In the Minister’s office, there was a map of the world on a large flat screen. There were 25 lights spread across the earth, all white except for one solitary red one, floating over Dublin. The Minister was sitting at his desk talking to old Professor Kennedy along with his assistant, Doctor Sheridan.
“It’s amazing to think that this all started as a bit of fun,” the Minister was saying. “Harmless recreation. But as you can see, gentlemen, playtime’s over. It is no exaggeration to say that the eyes of the world are upon us. So have we made any progress in trying to find out what the hell’s going on?”
Prof. Kennedy cleared his throat and said, “I have to say that we still stand by our original theory…”

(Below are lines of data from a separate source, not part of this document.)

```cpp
static int launch_row_select(const float* logits, const float* lm_logits,
                             float lambda, int rows, int V, int k,
                             const int64_t* last_tok, int stop, float* cand_v,
                             int* cand_i, float* pred_out, long pred_stride,
                             hipStream_t s) {
  if (V <= kRowRegs * 256 && k <= 256 && (k <= 1 || k <= V)) {
    static const int rank_select = [] {
      const char* e = getenv("MILAN_ROW_SELECT");
      return (e && e[0] == 't') ? 0 : 1;
    }();
    hipLaunchKernelGGL(row_select_reg_kernel, dim3(rows), dim3(256), 0, s,
                       logits, lm_logits, lambda, V, k, last_tok, stop, cand_v,
                       cand_i, pred_out, pred_stride, rank_select);
    MILAN_CHECK_HIP(hipGetLastError());
    return 0;
  }
  const size_t lds = row_select_lds(V);
  MILAN_REQUIRE(lds <= 160 * 1024, MILAN_ERR_SHAPE,
                "vocab_size %d too large for the row-select kernel", V);
  if (lds > 64 * 1024)
    MILAN_TRY(ensure_lds_attr(reinterpret_cast<const void*>(row_select_kernel), (int)lds));
  hipLaunchKernelGGL(row_select_kernel, dim3(rows), dim3(256), lds, s, logits,
                     lm_logits, lambda, V, k, last_tok, stop, cand_v, cand_i,
                     pred_out, pred_stride);
  MILAN_CHECK_HIP(hipGetLastError());
  return 0;
}

int decoder_step(milan_ctx* c, const float* features, int rows, int k,
                 const int64_t* tokens, const float* h, const float* cc,
                 float* h_lm, float* c_lm, float temperature, float* predictions,
                 float* attentions, float* h_out, float* c_out, Arena& ws,
                 hipStream_t s) {
  MILAN_TRY(check_dims(c, k));
  const bool mi = h_lm != nullptr;
  MILAN_REQUIRE((h_lm == nullptr) == (c_lm == nullptr), MILAN_ERR_ARG,
                "state must have both h_lm and c_lm or neither");
  MILAN_REQUIRE(!mi || c->d.has_lm, MILAN_ERR_NO_LM,
                "state has h_lm or c_lm, but decoder has no lm");
  DecBuf b;
  dec_plan(c, rows, k, 1, 1, mi, ws, &b);
  c->scratch = ws.off <= ws.size ? b.scratch : nullptr;
  c->scratch_floats = b.scratch_floats;
  MILAN_REQUIRE(ws.off <= ws.size, MILAN_ERR_WORKSPACE,
                "step: workspace too small (%zu needed)", ws.off);
  MILAN_TRY(project_keys(c, features, rows * k, b.keys, s));
  MILAN_TRY(step_core(c, features, b.keys, rows, 1, k, tokens, h, cc, h_out,
                      c_out, &b, s));
  const float* lm_logits = nullptr;
  if (mi) {
    LmState st{h_lm, c_lm, rows};
    MILAN_TRY(lm_step(c, tokens, rows, st, b.lm[0], b.lm_emb, b.lm_gates,
                      b.lm_logits, s));
    const size_t bytes = sizeof(float) * (size_t)rows * c->d.lm_hidden_size *
                         c->d.lm_layers;
    MILAN_CHECK_HIP(hipMemcpyAsync(h_lm, b.lm[0].h, bytes, hipMemcpyDeviceToDevice, s));
    MILAN_CHECK_HIP(hipMemcpyAsync(c_lm, b.lm[0].c, bytes, hipMemcpyDeviceToDevice, s));
    lm_logits = b.lm_logits;
  }
// ... 183 lines not shown
  const size_t state = (2 * (size_t)d.lm_layers + 1) * R * d.lm_hidden_size;
  return maps + state + 4 * R + 2048;
}

static int lm_score_dedup(milan_ctx* c, const int64_t* seqs, int rows, int L, int group,
                          const int32_t* seq_len, int len_div, float* total, DecBuf* b,
                          float* scratch, hipStream_t s) {
  const milan_dims& d = c->d;
  const int Hl = d.lm_hidden_size, El = d.lm_embedding_size, V = d.vocab_size;
  const int R = rows, G = (rows + group - 1) / group, nb = (V + 63) / 64;
  char* base = reinterpret_cast<char*>(scratch);
  size_t off = 0;
  auto take = [&](size_t bytes) { void* q = base + off; off += (bytes + 255) & ~size_t(255); return q; };
  int* rep = (int*)take(sizeof(int) * (size_t)(L + 1) * R);
  int* lrank = (int*)take(sizeof(int) * (size_t)(L + 1) * R);
  int* cnt = (int*)take(sizeof(int) * (size_t)(L + 1) * G);
  int* offs = (int*)take(sizeof(int) * (size_t)(L + 1) * G);
  LmDedup q;
  q.cls = (int*)take(sizeof(int) * (size_t)(L + 1) * R);
  q.urow = (int*)take(sizeof(int) * (size_t)(L + 1) * R);
  q.par = (int*)take(sizeof(int) * (size_t)(L + 1) * R);
  q.U = (int*)take(sizeof(int) * (size_t)(L + 1));
  q.gh = (float*)take(sizeof(float) * (size_t)d.lm_layers * R * Hl);
  q.gc = (float*)take(sizeof(float) * (size_t)d.lm_layers * R * Hl);
  q.gv = (float*)take(sizeof(float) * (size_t)R * Hl);
  q.tok_c = (int64_t*)take(sizeof(int64_t) * (size_t)R);
  q.tgt_c = (int64_t*)take(sizeof(int64_t) * (size_t)R);
  hipLaunchKernelGGL(lm_prefix_classes_kernel, dim3(G), dim3(256), 0, s, seqs, L, group, R, G,
                     rep, lrank, cnt);
  hipLaunchKernelGGL(lm_prefix_scan_kernel, dim3(L + 1), dim3(256), 0, s, cnt, G, offs, q.U);
  hipLaunchKernelGGL(lm_prefix_assign_kernel, dim3(nblk(R)), dim3(256), 0, s, rep, lrank, offs,
                     L, group, R, G, q.cls, q.urow, q.par);
  MILAN_CHECK_HIP(hipGetLastError());
  const size_t st_floats = (size_t)d.lm_layers * R * Hl;
  MILAN_TRY(launch_zero_fill(q.gh, sizeof(float) * st_floats, s));
  MILAN_TRY(launch_zero_fill(q.gc, sizeof(float) * st_floats, s));
  float* hs = b->lm_gates;
  float* emb_s = c->scratch;
  const size_t layer_sz = (size_t)R * Hl;
  int cur = 0;
  for (int t = 0; t + 1 < L; ++t) {
    const int p1 = t + 1, p2 = t + 2;
    const int* U1 = q.U + p1;
    const int* U2 = q.U + p2;
    LmState& st = b->lm[cur];
    LmState& nx = b->lm[cur ^ 1];
    hipLaunchKernelGGL(lm_gather_tok_kernel, dim3(nblk(R)), dim3(256), 0, s, seqs, (long)L, t,
                       q.urow + (size_t)p1 * R, U1, q.tok_c);
    hipLaunchKernelGGL(embed_split_kernel, dim3(nblk((long)R * (El / 8))), dim3(256), 0, s,
                       c->lm_embedding, q.tok_c, R, El, emb_s, El, U1);
    if (t > 0) {
      for (int l = 0; l < d.lm_layers; ++l) {
        hipLaunchKernelGGL(lm_gather_rows_kernel, dim3(nblk((long)R * (Hl / 4), 8192)), dim3(256),
                           0, s, (const float4*)(hs + ((size_t)cur * d.lm_layers + l) * layer_sz),
                           q.par + (size_t)p1 * R, U1, Hl / 4, (float4*)(q.gh + l * layer_sz));
        hipLaunchKernelGGL(lm_gather_rows_kernel, dim3(nblk((long)R * (Hl / 4), 8192)), dim3(256),
                           0, s, (const float4*)(st.c + (long)l * st.rows * Hl),
                           q.par + (size_t)p1 * R, U1, Hl / 4, (float4*)(q.gc + l * layer_sz));
      }
    }
    const float* in = emb_s;
    int in_dim = El;
    for (int l = 0; l < d.lm_layers; ++l) {
      float* h_next = hs + ((size_t)(cur ^ 1) * d.lm_layers + l) * layer_sz;
      float* hn = nx.h + (long)l * nx.rows * Hl;
      float* cn = nx.c + (long)l * nx.rows * Hl;
      const LinearW& w = c->lm_cat[l];
      GemmArgs g = linear_args(in, in_dim, w.ws, w.b, hn, Hl, R, w.n, w.k, EPI_LSTM, c->zero,
                               q.gc + l * layer_sz, Hl);
      g.C2 = cn; g.Cs = h_next;
      g.a_split = 1;
      g.acc_scale = w.ws_inv;
// ... 9 lines not shown
                       (const float4*)in, q.par + (size_t)p2 * R, U2, Hl / 4, (float4*)q.gv);
    hipLaunchKernelGGL(lm_gather_tok_kernel, dim3(nblk(R)), dim3(256), 0, s, seqs, (long)L, t + 1,
                       q.urow + (size_t)p2 * R, U2, q.tgt_c);
    {
      GemmArgs g = linear_args(q.gv, Hl, c->lm_out.ws, c->lm_out.b, b->lm_logits, V, R,
                               c->lm_out.n, c->lm_out.k, EPI_BIAS, c->zero);
      g.a_split = 1;
      g.acc_scale = c->lm_out.ws_inv;
      g.epilogue = EPI_LSE;
      g.ldc = 2 * nb;
      g.lse_tgt = reinterpret_cast<const long long*>(q.tgt_c);
      g.lse_tgt_stride = 1;
      g.lse_x = b->lm_logits + (size_t)R * 2 * nb;
      g.m_live = U2; g.m_live_mul = 1;
      MILAN_TRY(launch_gemm(g, s));
    }
    hipLaunchKernelGGL(lm_accumulate_lse_kernel, dim3((R + 3) / 4), dim3(256), 0, s,
                       b->lm_logits, nb, b->lm_logits + (size_t)R * 2 * nb, R, seqs, (long)L, t,
                       seq_len, len_div, d.stop_index, b->lm_alive, total,
                       q.cls + (size_t)p2 * R);
    cur ^= 1;
  }
  MILAN_CHECK_HIP(hipGetLastError());
  return 0;
}

static int lm_score_impl(milan_ctx* c, const int64_t* seqs, int rows, int L,
                         const int32_t* seq_len, int len_div, float* total,
                         DecBuf* b, hipStream_t s, int group = 1,
                         float* dedup_scratch = nullptr, size_t dedup_floats = 0) {
  const milan_dims& d = c->d;
  MILAN_REQUIRE(d.has_lm && c->lm_out.w, MILAN_ERR_NO_LM,
                "cannot use MI/rerank decoding without an LM");
  const size_t st_bytes =
      sizeof(float) * (size_t)b->lm[0].rows * d.lm_hidden_size * d.lm_layers;
  MILAN_TRY(launch_zero_fill(b->lm[0].h, st_bytes, s));
  MILAN_TRY(launch_zero_fill(b->lm[0].c, st_bytes, s));
  if (L < 2) {
    MILAN_TRY(launch_zero_fill(total, sizeof(float) * rows, s));
    return 0;
  }
  int cur = 0;
  const bool split = lm_split_ok(c, rows) && (long)rows == b->lm[0].rows;
  static const bool lse_on = !(getenv("MILAN_LM_LSE") && atoi(getenv("MILAN_LM_LSE")) == 0);
  const bool lse = lse_on && d.vocab_size % 4 == 0 && d.vocab_size >= 256;
  if (split)
    MILAN_TRY(launch_zero_fill(b->lm_gates, sizeof(float) * (size_t)rows * d.lm_hidden_size * d.lm_layers, s));
  static const bool dedup_on = !(getenv("MILAN_LM_DEDUP") && atoi(getenv("MILAN_LM_DEDUP")) == 0);
  if (dedup_on && split && lse && group > 1 && group <= 256 && rows % group == 0 && dedup_scratch &&
      d.lm_hidden_size % 4 == 0 &&
      lm_dedup_floats(d, (size_t)rows, L, rows / group) <= dedup_floats)
    return lm_score_dedup(c, seqs, rows, L, group, seq_len, len_div, total, b, dedup_scratch, s);
  for (int t = 0; t + 1 < L; ++t) {
    hipLaunchKernelGGL(gather_col_kernel, dim3(nblk(rows)), dim3(256), 0, s, seqs,
                       (long)rows, (long)L, t, b->tok);
    if (split && lse) {
      const int nb = (d.vocab_size + 63) / 64;
      MILAN_TRY(lm_step_split(c, b->tok, rows, b->lm[cur], b->lm[cur ^ 1],
                              b->lm_gates, cur, b->lm_logits, s, seqs + t + 1, (long)L));
      hipLaunchKernelGGL(lm_accumulate_lse_kernel, dim3((rows + 3) / 4), dim3(256), 0, s,
                         b->lm_logits, nb, b->lm_logits + (size_t)rows * 2 * nb, rows, seqs,
                         (long)L, t, seq_len, len_div, d.stop_index, b->lm_alive, total);
      cur ^= 1;
      continue;
    }
    if (split)
      MILAN_TRY(lm_step_split(c, b->tok, rows, b->lm[cur], b->lm[cur ^ 1],
                              b->lm_gates, cur, b->lm_logits, s));
    else
      MILAN_TRY(lm_step(c, b->tok, rows, b->lm[cur], b->lm[cur ^ 1], b->lm_emb,
                        b->lm_gates, b->lm_logits, s));
    hipLaunchKernelGGL(lm_accumulate_kernel, dim3(rows), dim3(256), 0, s,
                       b->lm_logits, d.vocab_size, seqs, (long)L, t, seq_len,
                       len_div, d.stop_index, b->lm_alive, total);
    cur ^= 1;
  }
  MILAN_CHECK_HIP(hipGetLastError());
  return 0;
}

int decoder_lm_score(milan_ctx* c, const int64_t* seqs, int rows, int L,
                     const int32_t* seq_len, float* out, Arena& ws,
                     hipStream_t s) {
  MILAN_REQUIRE(c->finalized, MILAN_ERR_STATE, "weights not finalized");
  MILAN_REQUIRE(c->d.has_lm && c->lm_out.w, MILAN_ERR_NO_LM,
// ... 194 lines not shown
```

neuron-descriptions_amd/milan_amd/hip.py:

```python
import ctypes
import os
import pathlib
import weakref
from typing import Dict, Optional, Sequence

import torch

LIB_PATH = pathlib.Path(os.environ.get('MILAN_LIB') or
                       pathlib.Path(__file__).resolve().parent / 'lib' / 'libmilan_hip.so')
EXP_LIB_PATH = pathlib.Path(__file__).resolve().parent / 'lib' / 'libmilan_hip_exp.so'

GREEDY, FORCED, BEAM, RERANK = 0, 1, 2, 3
PRECISION_F32, PRECISION_SPLIT_F16, PRECISION_F16 = 0, 1, 2
PRECISIONS = {'f32': PRECISION_F32, 'split_f16': PRECISION_SPLIT_F16, 'f16': PRECISION_F16}
FUSE_CHAIN, FUSE_CHAIN_WIDE, FUSE_STEM, FUSE_CONV3, FUSE_SKIP_EMPTY, FUSE_BNECK, FUSE_SPARSE_TAIL = 1, 2, 4, 8, 16, 32, 64
SKETCH_COMPACT, SKETCH_INSERT, SKETCH_MOVE, SKETCH_HALVE = 0, 1, 2, 3
STATUS_SATURATED, STATUS_NONFINITE_INPUT = 1, 2
KERNEL_FAMILIES = ('other', 'pp32_256', 'pp32_128', 'split_other', 'f32', 'chain',
                   'chain_wide', 'stem', 'conv3', 'f16', 'pp32t_256', 'bneck')


class SketchOp(ctypes.Structure):
    _fields_ = [('kind', ctypes.c_int32), ('src', ctypes.c_int32),
                ('dst', ctypes.c_int32), ('offset', ctypes.c_int32),
# ... 127 lines not shown
    'milan_lm_train_workspace_bytes': (_SZ, [_P, _I, _I]),
    'milan_lm_nll': (_I, [_P, _P, _I, _P, _P, _I, _I, _P, _P, _SZ, _P]),
    'milan_lm_train_step':
        (_I, [_P, _P, _P, _I, _P, _P, _I, _I, _F, ctypes.c_uint64, _P, _P,
              _SZ, _P]),
    'milan_decoder_train_workspace_bytes': (_SZ, [_P, _I, _I, _I]),
    'milan_decoder_nll':
        (_I, [_P, _P, _I, _P, _P, _I, _I, _I, _P, _P, _SZ, _P]),
    'milan_decoder_train_step':
        (_I, [_P, _P, _P, _I, _P, _P, _I, _I, _I, _F, ctypes.c_uint64, _F, _P,
              _P, _SZ, _P]),
    'milan_decoder_grad_workspace_bytes': (_SZ, [_P, _I, _I, _I]),
    'milan_decoder_forward_train':
        (_I, [_P, _P, _I, _P, _P, _I, _I, _I, _F, ctypes.c_uint64, _P, _P, _P,
              _SZ, _P]),
    'milan_decoder_backward':
        (_I, [_P, _P, _P, _I, _P, _P, _I, _I, _I, _F, ctypes.c_uint64, _P, _P,
              _P, _P, _SZ, _P]),
    'milan_clip_create': (_I, [ctypes.POINTER(_P), _I,
                               ctypes.POINTER(ClipDims)]),
    'milan_clip_destroy': (None, [_P]),
    'milan_clip_set_weight':
        (_I, [_P, ctypes.c_char_p, _P,
              ctypes.POINTER(ctypes.c_int64), _I]),
    'milan_clip_finalize_weights': (_I, [_P, _P]),
    'milan_clip_image_workspace_bytes': (_SZ, [_P, _I, _I]),
    'milan_clip_encode_images':
        (_I, [_P, _P, _I, _I, _P, ctypes.c_uint64, _I,
              ctypes.POINTER(_F), _P, _P, _SZ, _P]),
    'milan_clip_text_workspace_bytes': (_SZ, [_P, _I, _I]),
    'milan_clip_encode_texts': (_I, [_P, _P, _I, _I, _P, _P, _SZ, _P]),
    'milan_clip_rerank_scores':
        (_I, [_P, _P, _P, _P, _I, _I, _I, _I, _I, _F, _P, _P]),
    'milan_conv2d_nhwc':
        (_I, [_P, _I, _I, _I, _I, _P, _P, _I, _I, _I, _I, _I, _I, _P, _P, _I,
              _P]),
}

_lib = None


def load_library(path: Optional[os.PathLike] = None) -> ctypes.CDLL:
    global _lib
    if _lib is not None and path is None:
        return _lib
    p = pathlib.Path(path) if path is not None else LIB_PATH
    if not p.exists():
        raise HipUnavailableError(
            f'{p} not found: build it with `python -c "import __graft_entry__ '
            'as g; g.build()"` (or `make -C neuron-descriptions_amd/csrc`). '
            'There is no CPU fallback for the MILAN hot path.')
    try:
        lib = ctypes.CDLL(str(p))
    except OSError as error:
        raise HipUnavailableError(f'cannot load {p}: {error}') from error
    for name, (restype, argtypes) in SIGNATURES.items():
        fn = getattr(lib, name)
        fn.restype = restype
        fn.argtypes = argtypes
    if lib.milan_abi_version() != ABI_VERSION:
        raise HipUnavailableError(
            f'{p} has C-ABI version {lib.milan_abi_version()}, this binding '
            f'needs {ABI_VERSION} (struct milan_dims differs): rebuild it')
    if path is None:
        _lib = lib
    return lib
# ... 955 lines not shown
    table = (ctypes.c_double * (len(KERNEL_FAMILIES) * 4))()
    _check(load_library().milan_profile_read_kernels(table))
    keys = ('ms', 'flops', 'launches', 'bytes')
    return {name: dict(zip(keys, table[i * 4:i * 4 + 4]))
            for i, name in enumerate(KERNEL_FAMILIES)}


def conv2d_nhwc(x: torch.Tensor,
                weight: torch.Tensor,
                bias: Optional[torch.Tensor] = None,
                stride: int = 1,
                padding: int = 0,
                relu: bool = False,
                residual: Optional[torch.Tensor] = None,
                precision: str = 'f32',
                lib: Optional[ctypes.CDLL] = None) -> torch.Tensor:
    lib = lib if lib is not None else load_library()
    device = require_device(x.device)
    n, h, w, cin = x.shape
    cout, cin_w, kh, kw = weight.shape
    assert cin_w == cin
    ho = (h + 2 * padding - kh) // stride + 1
    wo = (w + 2 * padding - kw) // stride + 1
    y = torch.empty(n, ho, wo, cout, device=device)
    x, weight = x.contiguous(), weight.contiguous()
    with torch.cuda.device(device):
        _check(
            lib.milan_conv2d_nhwc(x.data_ptr(), n, h, w, cin,
                                  weight.data_ptr(), _ptr(bias), cout, kh, kw,
                                  stride, padding, int(relu), _ptr(residual),
                                  y.data_ptr(), _CONV_PRECISIONS[precision],
                                  _stream(device)))
    return y
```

“And it is still unacceptable,” the Minister quietly interrupted. “Not just to me, by the way, but to all those other ministers trying to deal with these bloody things. We had a conference call this morning and there was unanimous agreement.”
“To do what, exactly?”, Dr Sheridan asked nervously.
“In order to contain this…whatever-it-is, we’re going to have to destroy it. The moment you know for certain that your friends are safe and sound, you are to turn that bloody thing off. Wipe out every trace of it. Smash it to pieces if you feel it’s necessary. But whatever you do, end it.”
There was a swirling light show projected onto a cool, pale wall.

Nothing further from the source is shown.